Dataset entries:
/---
@@ -204,9 +243,11 @@
     __syncthreads();
   }
 
-  int xid[MT];
-#pragma unroll
-  for (int m = 0; m < MT; ++m) xid[m] = XT ? xt_check(xt_id(m, t0)) : 0;
+  if (XT && t0 > 0) {
+#pragma unroll
+    for (int m = 0; m < MT; ++m) xid[m] = xt_check(xt_id(m, t0));
+    if (PF && live0) xt_load(ga, xid, ub0, 0);
+  }
   if constexpr (!XT) {
     const int id = fetch_id(t0);
     const float *src = a.emb + (size_t)id * a.Ep;
@@ -226,12 +267,18 @@
       }
     }
   }
-  {
-    const int Hp = KGh * 8;
-    for (int i = tid; i < RT * KGh * 256; i += NTHR) {
-      const int mt = i / (KGh * 256), e = i % (KGh * 256);
-      const int un = (e >> 8) * 8 + ((e >> 7) & 1) * 4 + (e & 3);
-      hptr(t0 & 1, mt)[e] = (t0 > 0) ? a.pad_h[(size_t)t0 * Hp + un] : 0.0f;
+  if (t0 == 0) {
+#pragma unroll
+    for (int mt = 0; mt < RT; ++mt) {
+      f32x4 *dst = reinterpret_cast<f32x4 *>(hptr(0, mt));
+      for (int i = tid; i < KGh * 64; i += NTHR) dst[i] = f32x4{0.0f, 0.0f, 0.0f, 0.0f};
+    }
+  } else {
+    const float *ph = a.pad_h + (size_t)t0 * (KGh * 8);
+    for (int e = tid; e < KGh * 256; e += NTHR) {
+      const float v = ph[(e >> 8) * 8 + ((e >> 7) & 1) * 4 + (e & 3)];
+#pragma unroll
+      for (int mt = 0; mt < RT; ++mt) hptr(t0 & 1, mt)[e] = v;
     }
   }
 
@@ -268,24 +315,6 @@
   const __amdgpu_buffer_rsrc_t wr = __builtin_amdgcn_make_buffer_rsrc(
       const_cast<float *>(a.Wp), 0, (KGh / 4) * KG * 4096, 0x00020000);
   const int wvoff = lane * 16;
-  const __amdgpu_buffer_rsrc_t xtr = __builtin_amdgcn_make_buffer_rsrc(
-      const_cast<float *>(a.xtab), 0, XT ? a.V * a.xtab_ub * 512 : 0, 0x00020000);
-  auto xt_load = [&](f32x16(&acc)[MT][2], const int (&id)[MT], int ub, int q) {
-    const int soff = __builtin_amdgcn_readfirstlane(ub * 512 + q * 128);
-#pragma unroll
-    for (int m = 0; m < MT; ++m) {
-      const int voff = id[m] * (a.xtab_ub * 512) + (lane >> 5) * 64;
-#pragma unroll
-      for (int i = 0; i < 4; ++i) {
-        const f32x4 v0 = wload(xtr, voff + 16 * i, soff), v1 = wload(xtr, voff + 128 + 16 * i, soff);
-#pragma unroll
-        for (int e = 0; e < 4; ++e) {
-          acc[m][0][4 * i + e] = v0[e];
-          acc[m][1][4 * i + e] = v1[e];
-        }
-      }
-    }
-  };
 
   auto acc_init = [&](f32x16(&acc)[MT][2], const int (&id)[MT], int ub, int q) {
     if constexpr (XT) {
@@ -301,12 +330,9 @@
     }
   };
 
-  constexpr bool PF = XT && RT == 2 && MT == 2 && UBW == 1;
-  const bool live0 = !(a.H > 0 && ub0 * 32 >= a.H);
-  f32x16 ga[MT][2], gb[MT][2];
-  if (PF && live0) xt_load(ga, xid, ub0, 0);
 
   FW_CLK_DECL
+  FW_TL(1)
   for (int t = t0; t < T; ++t) {
     FW_CLK(0)
     const bool have_next = (t + 1) < T;
@@ -579,6 +605,7 @@
     }
   }
 
+  FW_TL(2)
 #ifdef SSE_FWD_CLOCK
   if (blockIdx.x == 0 && lane == 0)
     for (int i = 0; i < 8; ++i) g_fwd_clk[w * 8 + i] = ck_[i];
@@ -592,80 +619,134 @@
     }
   }
 
-  const int wn = w % NWR, wm = w / NWR;
-  constexpr bool pwave = true;
-  constexpr int PT = 16 / NWR;
-  const float *hp = hptr(T & 1, wm) + lane * 4;
-  f32x16 pacc[PT];
+  constexpr int PT = 2;
+  constexpr int PR = 4;
+  const float *hp[RT];
+#pragma unroll
+  for (int m = 0; m < RT; ++m) hp[m] = hptr(T & 1, m) + lane * 4;
+  const __amdgpu_buffer_rsrc_t mr = __builtin_amdgcn_make_buffer_rsrc(const_cast<float *>(a.Mp), 0, a.NTS * KGh * 1024, 0x00020000);
+  f32x16 pacc[PT][RT];
   float *ssq = hptr((T + 1) & 1, 0);
 #pragma unroll
   for (int i = 0; i < PT; ++i) {
-    const int nt = wn + NWR * i;
-#pragma unroll
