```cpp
// ... 13 lines not shown
                if (!__any(f.want && f.src != e0)) occ_e = e0;
            }
        }
        APT_ARGS_PHASE();
        bool cont = false, is_spec = false;
        f3 new_d = mk3(0.f, 1.f, 0.f);
        float new_pdf = 1.f;
        if (alive) {
            new_d = emit_and_scatter<BM, SM>(A_, vx, rng, new_pdf, is_spec, [&](f3 add) { Lc = Lc + add; });
            cont = (bounce + 1) < (A_->p).max_bounce;
        }
        if (rng.draw != vx.draw0) atomicAdd(&s_draws[threadIdx.x >> 6], rng.draw - vx.draw0);
        APT_ARGS_PHASE();
        float tr_t = 0.f; int tr_hit = -1; float tr_u = 0.f, tr_v = 0.f; int tr_q = -1;
        TrAppend tr_app; tr_app.raw = 0u; tr_app.rank = 0u;
        {
            int tr_idx = -1, tr_run = -1, hit_cls = 0;
            if (__any(cont)) tr_idx = flat_closest1((A_->sc).flat, vx.hit_point, new_d, 1e7f, tr_t, tr_run);
            const bool tr_defer = cont && (tr_run >= 0 || flat_needs_cull((A_->sc).flat, new_d));
            t_extend += wave_count(cont);
            cont = cont && (tr_idx >= 0 || tr_defer);
            if (cont && !tr_defer) { HitRec hr; flat_resolve((A_->sc).flat, tr_idx, tr_t, vx.hit_point, new_d, hr, hit_cls); tr_hit = hr.prim; tr_u = hr.u; tr_v = hr.v; }
            tr_q = !cont ? -1 : (tr_defer ? 1 : 0);
            { const Append a_ = append_issue(tr_q == 0, next_counter); tr_app.raw = a_.raw; tr_app.rank = rank_in(a_.m); }
        }
        APT_ARGS_PHASE();
        {
            const bool defer = f.want && flat_needs_cull((A_->sc).flat, f.dir);
            bool occ = false;
            if (__any(f.want && !defer)) {
                const FlatList ls = (occ_e >= 0) ? flat_occ_list((A_->sc).flat, occ_e) : flat_full_list((A_->sc).flat);
                occ = flat_any1(ls, vx.hit_point, f.dir, shadow_limit(f.dist));
            }
            if (__any(defer)) {
                const uint32_t spos = wave_append(defer, &cnt->n_fix_sh[cur][sl.q * CNT_PAD]);
                if (defer && spos < (A_->q).sh_subcap) { const uint32_t so = (sh_qbase + spos) << 2; shadow_store((A_->q), so, vx.hit_point, f.dir, f.dist, f.contrib); stq((A_->q).sh_id, so, vx.l_off); }
            }
            const bool traced = f.want && !defer;
            if (traced) {
                const bool weird = !(isfinite(f.contrib.x) && isfinite(f.contrib.y) && isfinite(f.contrib.z));
                if (!occ || weird) Lc = Lc + (occ ? f.contrib * 0.f : f.contrib);
            }
            t_traced += wave_count(f.want); t_lit += wave_count(traced && !occ);
        }
        uint32_t npos = (uint32_t)__builtin_amdgcn_readlane((int)tr_app.raw, 0) + tr_app.rank;
        if (__any(tr_q == 1)) { const uint32_t dpos = wave_append(tr_q == 1, next_counter + APT_MAX_NQ * CNT_PAD); if (tr_q == 1) npos = dpos; }
        if (cont) {
            const uint32_t slot = (tr_q == 1) ? qbase + (A_->p).subcap - 1u - npos : qbase + npos, so = slot << 4;
            stq((A_->q).tr[nxt][0], so, make_float4(vx.hit_point.x, vx.hit_point.y, vx.hit_point.z, tr_t));
            stq((A_->q).tr[nxt][1], so, make_float4(new_d.x, new_d.y, new_d.z, __uint_as_float(tr_pack(tr_hit, rng.draw, is_spec))));
            stq((A_->q).tr[nxt][2], so, make_float4(vx.thr.x, vx.thr.y, vx.thr.z, __uint_as_float(vx.id)));
            stq((A_->q).tr[nxt][3], so, make_float4(Lc.x, Lc.y, Lc.z, new_pdf));
            if ((A_->sc).has_vn || (A_->sc).tex_i != nullptr) { float2 uv_; uv_.x = tr_u; uv_.y = tr_v; stq((A_->q).tr_uv[nxt], slot << 3, uv_); }
        }
        if (!cont && entry && !(Lc.x == 0.f && Lc.y == 0.f && Lc.z == 0.f)) {
            const uint32_t lp_ = vx.id & ((1u << (A_->p).pix_bits) - 1u), s_ = vx.id >> (A_->p).pix_bits;
            add_radiance((A_->q).L, (A_->p).cap, (s_ * (uint32_t)(A_->p).npix + lp_) << 2, Lc, true);
        }
    }
    flush_uniform(t_traced, &cnt->stats[sl.q][ST_SHADOW_TRACED]); flush_uniform(t_lit, &cnt->stats[sl.q][ST_LIT]);
    flush_uniform(t_extend, &cnt->stats[sl.q][ST_EXTEND]);
    if (CAM) flush_uniform(t_samples, &cnt->stats[sl.q][ST_SAMPLES]);
    tally_flush(tl, s_draws, cnt, sl.q);
#ifdef APT_NEAR_STATS
    flush_uniform(t_near, &cnt->stats[sl.q][14]);
#endif
}
#endif
template <int BM, int SM, int TEX, bool CQ, bool TR = false>
APT_D void shade_staged(args3_ptr A0, Counters* cnt, const ShadeIn& in, int cur, int bounce, TransQ tq = TransQ{}) {
    const ShadeArgs3* A_ = args_fresh(A0);
    const int nxt = cur ^ 1;
// ... 172 lines not shown
```

adapt_amd/csrc/stages.hpp:

```cpp
#pragma once
#include <hip/hip_runtime.h>

#include "rng.hpp"
#include "shading.hpp"
#include "traverse.hpp"
#include "vec.hpp"

struct DevMedium {
    int type;
    float ior;
    f3 u_s, u_a, u_e, par, pdf;
};
struct DevVolume {
    int type, xres, yres, zres;
    f3 albedo, trans, mini, maxi, majorant, pdf;
    f3 inv_r0, inv_r1, inv_r2;
    DevMedium ph;
    const float* grid;
};
struct DevScene {
    DevBvh bvh;
    SweepScene sweep;
    FlatScene flat;
    const float* normals;
// ... 28 lines not shown
    int use_rr, use_mis, anti_alias, stratified, two_sides, rr_bounce_th;
    float rr_threshold;
    uint32_t seed;
    int cnt_base, spp_batch;
    uint32_t cap;
    uint32_t subcap;
    int nq;
    uint32_t pix_bits;
    const uint32_t* pix_key;
    float inv_ns, inv_ns1;
    int fix_par;
    int volumetric_flat;
    int nee_vm;
    int l_planes;
    int traced;
    float w_min[3], w_max[3];
};

struct Queues {
    float* ray_o[2]; float* ray_d[2];
    float* hit_t; int* hit_prim; float* hit_u; float* hit_v;
    float4* tr[2][4]; float2* tr_uv[2]; int tr_ncls, tr_stage_top;
    uint32_t* fix_ext; uint32_t* fix_sh;
    float* thr[2]; uint32_t* id[2]; uint32_t* meta[2]; float* pdf[2];
    float* sh_o; float* sh_d; float* sh_tmax; float* sh_c; uint32_t* sh_id;
    uint32_t* sh_walk[2];
    float* L;
    uint32_t sh_cap, sh_subcap;
    float4* cq[4];
    int n_classes;
// ... 28 lines not shown
    uint32_t n_shadow[APT_MAX_NQ * CNT_PAD];
    uint32_t n_walk[8][APT_MAX_NQ * CNT_PAD];
    uint32_t n_cls[8][APT_MAX_NQ * CNT_PAD];
    uint32_t n_fix_ext[2][APT_MAX_NQ * CNT_PAD];
    uint32_t n_fix_sh[2][APT_MAX_NQ * CNT_PAD];
    uint32_t n_work[2][APT_MAX_NQ * CNT_PAD];
    uint32_t n_tr[3][8 + 1][APT_MAX_NQ * CNT_PAD];
    uint32_t fix_claim[APT_MAX_NQ * CNT_PAD];
    uint32_t fix_done[APT_MAX_NQ * CNT_PAD];
    unsigned long long stats[APT_MAX_NQ][16];
#ifdef APT_WALK_STATS
    unsigned long long wdbg[2][8];
#endif
};

APT_D uint32_t pack_meta(uint32_t draw, uint32_t bounce, bool spec) { return (draw & 0xffffu) | ((bounce & 0xffu) << 16) | (spec ? (1u << 24) : 0u); }

#define BLOCK 256
#define TR_NO_PRIM 0xffu
APT_D uint32_t tr_pack(int prim, uint32_t draw, bool spec) { return (prim < 0 ? TR_NO_PRIM : (uint32_t)prim) | ((draw & 0xffffu) << 8) | (spec ? (1u << 24) : 0u); }
APT_D int tr_prim(uint32_t pm) { return ((pm & 0xffu) == TR_NO_PRIM) ? -1 : (int)(pm & 0xffu); }
APT_D uint32_t tr_meta(uint32_t pm, uint32_t bounce) { return pack_meta(pm >> 8, bounce, ((pm >> 24) & 1u) != 0u); }
#ifndef APT_EXCLUSIVE_L
#define APT_EXCLUSIVE_L(p) ((p).S == 1 || (p).l_planes == (p).S)
#endif

struct LdsPlan { int stack_depth; uint2* ovf; int ovf_stride; };
extern __shared__ float4 s_dyn[];
typedef __attribute__((address_space(3))) float lds_f;
APT_D TravStack make_stack(const LdsPlan& plan) {
    TravStack ts;
    ts.lds = (lds_u2*)(reinterpret_cast<grp_t*>(s_dyn)) + threadIdx.x;
    ts.stride = BLOCK; ts.k = plan.stack_depth; ts.ovf_stride = plan.ovf_stride;
    ts.ovf = plan.ovf ? (glb_u2*)(reinterpret_cast<grp_t*>(plan.ovf) + (blockIdx.x * blockDim.x + threadIdx.x)) : (glb_u2*)nullptr;
    ts.lut = (lds_u8*)nullptr;
    return ts;
}
APT_D TravStack make_walk_stack(const LdsPlan& plan) {
    TravStack ts = make_stack(plan);
    ts.lut = (lds_u8*)(reinterpret_cast<float*>(s_dyn) + (size_t)plan.stack_depth * BLOCK * 2 + 6 * BLOCK);
    fill_permute_lut(ts.lut);
    __syncthreads();
    return ts;
}

APT_D uint32_t lane_id() { return threadIdx.x & 63u; }
APT_D float* L_slot(float* L, uint32_t cap, uint32_t code) { return L + (size_t)(code & 3u) * 4 * cap + (size_t)(code & ~3u); }
APT_D f3 ldL(float* L, uint32_t cap, uint32_t code) { const float4 v = *reinterpret_cast<const float4*>(L_slot(L, cap, code)); return mk3(v.x, v.y, v.z); }
APT_D void stL(float* L, uint32_t cap, uint32_t code, f3 v) { *reinterpret_cast<float4*>(L_slot(L, cap, code)) = make_float4(v.x, v.y, v.z, 0.f); }
APT_D void add_radiance(float* L, uint32_t cap, uint32_t code, f3 c, bool exclusive) {
    if (exclusive) { const f3 a = ldL(L, cap, code); stL(L, cap, code, mk3(a.x + c.x, a.y + c.y, a.z + c.z)); }
    else { float* p_ = L_slot(L, cap, code); atomicAdd(p_, c.x); atomicAdd(p_ + 1, c.y); atomicAdd(p_ + 2, c.z); }
}
APT_D float shadow_limit(float dist) { return (dist > 0.0f) ? dist - 1e-4f : 1e7f; }
APT_D bool non_finite(f3 c) { return !(isfinite(c.x) && isfinite(c.y) && isfinite(c.z)); }
APT_D uint32_t rank_in(unsigned long long m) { return __builtin_amdgcn_mbcnt_hi((uint32_t)(m >> 32), __builtin_amdgcn_mbcnt_lo((uint32_t)m, 0u)); }
APT_D uint32_t wave_append(bool flag, uint32_t* counter) {
    unsigned long long m = __ballot(flag);
    uint32_t base = 0;
    if (lane_id() == 0 && m) base = atomicAdd(counter, (uint32_t)__popcll(m));
    base = (uint32_t)__builtin_amdgcn_readlane((int)base, 0);
    return base + rank_in(m);
}

struct Append { unsigned long long m; uint32_t raw; };
APT_D Append append_issue(bool flag, uint32_t* counter) {
    Append a; a.m = __ballot(flag); a.raw = 0;
// ... 780 lines not shown
```

adapt_amd/renderer.py:

```python
from __future__ import annotations

import ctypes as C
import time
from typing import List, Optional

import numpy as np

from . import _lib
from .scene_pack import FlatScene, RenderConfig, make_config, pack_scene
from .tiles import TilePlan

__all__ = ["Renderer", "VolumeRenderer", "DeviceScene", "bxdf_probe", "medium_probe", "volume_probe", "rng_stream", "adaptive_config", "adaptive_segments", "relative_error"]

ADAPTIVE_DEFAULTS = {"min_spp": 64, "step": 32}
TRAVERSAL_NAMES = dict(enumerate(("bvh", "sweep", "tile", "flat")))


def adaptive_config(adaptive) -> Optional[dict]:
    if adaptive is None or adaptive is False:
        return None
    if not isinstance(adaptive, dict):
        raise TypeError("adaptive must be None or a dict {'threshold': t, 'min_spp': 64, 'step': 32}")
    unknown = set(adaptive) - {"threshold", "min_spp", "step"}
    if unknown:
# ... 395 lines not shown
    def info(self) -> dict:
        b, nq, lds, tm = C.c_int32(0), C.c_int32(0), C.c_int32(0), C.c_int32(0)
        qb = C.c_int64(0)
        name = C.c_char_p()
        _lib.check(self.lib.apt_renderer_info(self.handle, C.byref(b), C.byref(nq), C.byref(qb), C.byref(lds), C.byref(name), C.byref(tm)), "apt_renderer_info", self.lib)
        return {"spp_per_batch": b.value, "n_subqueues": nq.value, "queue_bytes": qb.value, "lds_bytes": lds.value,
                "shade_variant": name.value.decode() if name.value else "",
                "traversal": TRAVERSAL_NAMES.get(tm.value, str(tm.value)), "arithmetic": self.arithmetic,
                "sampling": "adaptive" if self.adaptive else "uniform", **({"adaptive": dict(self.adaptive)} if self.adaptive else {})}

    def camera_fused(self) -> bool:
        f = C.c_int32(0)
        _lib.check(self.lib.apt_renderer_camera_fused(self.handle, C.byref(f)), "apt_renderer_camera_fused", self.lib)
        return bool(f.value)

    def get_check_point(self) -> dict:
        return {"w": self.w, "h": self.h, "crop_x": self.crop_x, "crop_y": self.crop_y, "crop_rx": self.crop_rx,
                "crop_ry": self.crop_ry, "focal": self.focal, "num_objects": self.num_objects, "num_prims": self.num_prims,
                "cam_orient": np.array(self.cam_orient), "src_num": self.src_num, "cam_t": np.array(self.cam_t),
                "accumulation": self.color.to_numpy(), "counter": self._cnt,
                **({"transient_bins": self.tile_transient()} if self.n_bins else {}),
                **(self._adaptive_check_point() if self.adaptive else {})}

    _ADAPTIVE_KEYS = ("adaptive", "sample_counts", "moments", "active")

    def _adaptive_check_point(self) -> dict:
        n, act = self.tile_sample_counts(with_mask=True)
        return {"adaptive": dict(self.adaptive), "sample_counts": n, "moments": self.tile_moments(), "active": act}

    def load_check_point(self, check_point: dict):
# ... 46 lines not shown
```

include/adapt_mi.h:

```cpp
#ifndef ADAPT_MI_H
#define ADAPT_MI_H

#include <stdint.h>

#ifdef __cplusplus
extern "C" {
#endif

#define APT_OK            0
#define APT_E_INVALID    -1
#define APT_E_NO_DEVICE  -2
#define APT_E_HIP        -3
#define APT_E_NOMEM      -4
#define APT_E_STATE      -5

typedef struct apt_bvh apt_bvh;
typedef struct apt_scene apt_scene;
typedef struct apt_renderer apt_renderer;

typedef struct apt_scene_desc {
    int32_t n_prims, n_objects, n_sources, has_vertex_normal;
    const float*   prims;
    const float*   normals;
    const float*   v_normals;
// ... 108 lines not shown
int apt_occluded(apt_renderer*, int32_t n, const float* o, const float* d, const float* tmax, int32_t* occ_out);
int apt_rng_stream(int32_t device, uint32_t pixel, uint32_t seed, uint32_t sample, int32_t n, uint32_t* out);
int apt_bxdf_probe(int32_t device, int32_t n, const int32_t* bxdf_i, const float* bxdf_f, const float* dirs12,
                   float world_ior, int32_t do_sample, uint32_t seed, float* out);
int apt_texture_probe(const apt_scene*, int32_t n, const int32_t* map_obj, const float* uv, float* out3);
int apt_surface_maps_probe(const apt_scene*, int32_t n, const int32_t* prim_first, const float* bary, float* out7);
int apt_medium_probe(int32_t device, int32_t n, const int32_t* med_i, const float* med_f, int32_t mode, const float* in7,
                     uint32_t seed, float* out8);
int apt_volume_probe(int32_t device, int32_t n, const int32_t* vol_i, const float* vol_f, const float* vol_grid, int32_t mode,
                     const float* in10, uint32_t seed, float* out8);
int apt_emitter_probe(const apt_scene*, int32_t n, const float* in11, uint32_t seed, float* out12);
int apt_transient_bin_probe(int32_t device, int32_t n, const float* t, float min_time, float interval, int32_t n_bins, int32_t* out);
int apt_renderer_info(const apt_renderer*, int32_t* spp_batch, int32_t* n_subqueues, int64_t* queue_bytes,
                      int32_t* lds_bytes, const char** shade_variant, int32_t* trace_mode);
int apt_renderer_camera_fused(const apt_renderer*, int32_t* fused);

int apt_measure_sclk_mhz(int32_t device, float* mhz);

const char* apt_last_error(void);
const char* apt_version(void);

#ifdef __cplusplus
}
#endif
#endif
```

Baseline: 6126.

## Skip radiance pre-zeroing by tracking path liveness bit and storing L once

Camera rays no longer zero the per-sample radiance planes up front when camera fusion is active. Instead, a new live bit in the packed path word records whether the L slot has been written yet. Terminating paths then store their radiance directly, or read-add-write only if the slot is live, and deferred shadow rays zero the slot first. This removes the initial L zeroing stores and the later read-modify-write for paths that end without prior contributions, at the cost of extra bit bookkeeping and a more fragile invariant on L initialisation.

```diff
diff --git a/adapt_amd/_lib.py b/adapt_amd/_lib.py
--- a/adapt_amd/_lib.py
+++ b/adapt_amd/_lib.py
@@ -105,6 +105,8 @@
     "apt_transient_bin_probe": (C.c_int, [C.c_int32, C.c_int32, f32p, C.c_float, C.c_float, C.c_int32, i32p]),
     "apt_renderer_info": (C.c_int, [C.c_void_p, i32p, i32p, C.POINTER(C.c_int64), i32p, C.POINTER(C.c_char_p), i32p]),
     "apt_renderer_camera_fused": (C.c_int, [C.c_void_p, i32p]),
+    "apt_renderer_l_store_once": (C.c_int, [C.c_void_p, i32p]),
+    "apt_path_word_probe": (C.c_int, [C.c_int32, C.c_uint32, C.c_int32, C.c_int32, C.c_int32, C.c_uint32, u32p]),
     "apt_measure_sclk_mhz": (C.c_int, [C.c_int32, f32p]),
     "apt_last_error": (C.c_char_p, []),
     "apt_version": (C.c_char_p, []),
diff --git a/adapt_amd/csrc/api.hip b/adapt_amd/csrc/api.hip
--- a/adapt_amd/csrc/api.hip
+++ b/adapt_amd/csrc/api.hip
@@ -202,6 +202,7 @@
     DevBuf accum, scratch, pix_key;
     DevBuf cam_strips;
     int camera_fuse = 0;
+    int l_sentinel = 0;
     Counters host_counters{};
     int grid_small = 0, grid_trace = 0, nq = APT_MAX_NQ;
     const ShadeVariant* shade = nullptr;
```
\---
Task to complete: Where in the records does the string "auto" appear? Copy every line that has it.

The answer:
-  auto xt_load = [&](f32x16(&acc)[MT][2], const int (&id)[MT], int ub, int q) {
   auto acc_init = [&](f32x16(&acc)[MT][2], const int (&id)[MT], int ub, int q) {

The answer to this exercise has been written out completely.